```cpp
int neat_dbscan_means(const float* points, int n, double eps, float* centres, unsigned char* valid, int* count, void* ws, void* stream) {
  if (n <= 0 || n > DBSCAN_MAXN || !points || !centres || !valid || !count || !ws || !(eps > 0.0)) return -1;
  int* parent = (int*)ws; int* has_nb = parent + n;
  hipLaunchKernelGGL(dbscan_init_kernel, dim3((n + 255) / 256), dim3(256), 0, (hipStream_t)stream, parent, has_nb, n);
  hipLaunchKernelGGL(dbscan_union_kernel, dim3(n), dim3(128), 0, (hipStream_t)stream, points, n, eps * eps, parent, has_nb);
  const size_t acc_bytes = (size_t)(n / 2) * 28 + (size_t)n * 4, pbytes = (size_t)n * 12;
  const int mode = acc_bytes <= 96 * 1024 ? 2 : (pbytes <= 96 * 1024 ? 1 : 0);
  if (mode) NEAT_CHECK(lds_limit<&dbscan_finish_kernel>(96 * 1024));
  hipLaunchKernelGGL(dbscan_finish_kernel, dim3(1), dim3(1024), mode == 2 ? acc_bytes : (mode == 1 ? pbytes : 0), (hipStream_t)stream, points, n,
                     parent, has_nb, centres, valid, count, mode);
  return (int)hipGetLastError();
}

// ... 200 lines not shown
```

neat_amd/networks.py:

```python
import math

import numpy as np
import os

import torch
from torch import nn

from . import ops, rend_util
from .conf import ConfTree, from_dict
from .density import LaplaceDensity
from .ray_sampler import ErrorBoundSampler, HierarchicalSampler


def _wn_linear(in_dim, out_dim, weight_norm=True):
    lin = nn.Linear(in_dim, out_dim)
    if not weight_norm:
        raise NotImplementedError("the HIP path implements the weight-normed layers of the shipped confs")
    return lin


DEFAULT_PRECISION = "fp16x3"


def _wrap_wn(lin):
# ... 390 lines not shown
        output = {"points": points, "rgb_values": rgb, "sdf": sdf_s, "depth": depth, "xyz": xyz}

        points3d = xyz
        main = torch.cuda.current_stream() if xyz.is_cuda else None
        side = self._side_stream(xyz.device) if (main is not None and self.use_side_stream) else None
        if setup is not None:
            w2c, K3 = setup[3], setup[4]
        elif xyz.is_cuda and pose.shape[1:] == (4, 4) and intrinsics.dtype == torch.float32 and intrinsics.stride(-1) == 1:
            w2c, K3 = ops.camera_mats(pose[0], intrinsics[0])
        else:
            w2c = ops.inv_small(pose[0])[:3]
            K3 = intrinsics[0, :3, :3]
        Rm, T = w2c[:, :3], w2c[:, 3:]
        eye = _eye3(K3.device)

        def l3d_block():
            if points3d.is_cuda:
                net = self.implicit_network
                p3_sdf, p3_grad = ops.sdf_point_normals(net.handle(), points3d, net.sdf_bounding_sphere, net.sphere_scale)
            else:
                p3_sdf, _, p3_grad = self.implicit_network.get_outputs(points3d)
            l_dirs, l_orig = (setup[2], cam_loc) if setup is not None else self._rays(input, "uv_proj")
            if points3d.is_cuda:
                l3d = ops.l3d_points(points3d, l_orig, l_dirs, p3_grad)
            else:
                den = (l_dirs * p3_grad).sum(-1)
                den = den + torch.where(den >= 0, torch.full_like(den, 1e-6), torch.full_like(den, -1e-6))
                t = (((points3d - l_orig) * p3_grad).sum(-1) / den).detach()
                l3d = l_orig + l_dirs * t.unsqueeze(-1)
            l3d_score = None
            if self.training and self.use_l3d:
                with torch.no_grad():
                    a, b = l3d - lines3d[:, 0], l3d - lines3d[:, 1]
                    l3d_score = torch.linalg.cross(a, b).norm(dim=-1) / (lines3d[:, 0] - lines3d[:, 1]).norm(dim=-1)
            return p3_sdf, l3d, l3d_score

        j3d_global = None
        if side is not None:
# ... 21 lines not shown
                side_b = None
        else:
            side_b = None
            if self.training:
                j3d_global = self._global_junctions()
            p3_sdf, l3d, l3d_score = l3d_block()
        if xyz.is_cuda:
            K3c, w2c3 = K3.contiguous(), w2c.contiguous()
            K3 = K3c
            proj = lambda Kc, X: ops.project2d(Kc, w2c3, X)
            proj_pair = lambda X: ops.project2d_pair(K3c, eye, w2c3, X)
        else:
            K3c = K3
            proj = lambda Kc, X: self.project2D(Kc, Rm, T, X)
            proj_pair = lambda X: (proj(K3c, X), proj(eye, X))
        if xyz.is_cuda:
            lines2d, lines2d_calib = proj_pair(lines3d)
            lines2d = lines2d.detach()
        else:
            lines2d = proj(K3c, lines3d.detach())
            lines2d_calib = proj(eye, lines3d)
        if self.training:
            cand_valid = None
            if self.dbscan_enabled:
                if lines3d.is_cuda and 2 <= 2 * n_rays <= ops.DBSCAN_MAX_POINTS:
                    cand3d, cand_valid, _ = ops.dbscan_means(lines3d.detach().reshape(-1, 3), 0.01)
                else:
                    cand3d = self.cluster_dbscan(lines3d.detach().cpu().numpy().reshape(-1, 3), eps=0.01, min_samples=2)
            elif self.use_l3d:
                thr = l3d_score.median().clamp_min(0.01)
                keep = l3d_score < thr
                cand3d = torch.cat([lines3d[keep].detach().reshape(-1, 3), l3d[keep]], 0)
            else:
                cand3d = lines3d.detach().reshape(-1, 3)
            if self.dbscan_enabled or self.use_l3d:
                cand2d, cand2d_calib = proj_pair(cand3d)
            else:
                cand2d = lines2d.reshape(-1, 2)
                cand2d_calib = lines2d_calib.detach().reshape(-1, 2)
            gt2d = _device_copy(input["wireframe"][0], "vertices", cand2d.device)
            fused_gate = cand2d.is_cuda and min(gt2d.shape[0], cand2d.shape[0]) <= 2048
            cost = ops.junction_cost(cand2d, gt2d) if fused_gate else ((cand2d[None] - gt2d[:, None]) ** 2).sum(-1).sqrt()
            rows, cols, _ = ops.linear_sum_assignment(cost, None, cand_valid)
            if fused_gate:
                median, good, j3_pad, j2_pad, j2c_pad = ops.junction_gate(rows, cols, cost, cand3d, cand2d, cand2d_calib, self.use_median)
                if self.use_median:
                    output["median"] = median
            else:
                if cand_valid is None:
                    matched = cost[rows, cols]
                    pair_ok = None
                else:
                    pair_ok = rows >= 0
                    rows, cols = rows.clamp_min(0), cols.clamp_min(0)
                    matched = torch.where(pair_ok, cost[rows, cols], torch.full_like(cost[rows, cols], float("nan")))
# ... 85 lines not shown
```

————————

ASSIGNMENT: State the number of lines in the records that contain the string "parent", and nothing more.

SOLUTION FOR THIS PROBLEM: 4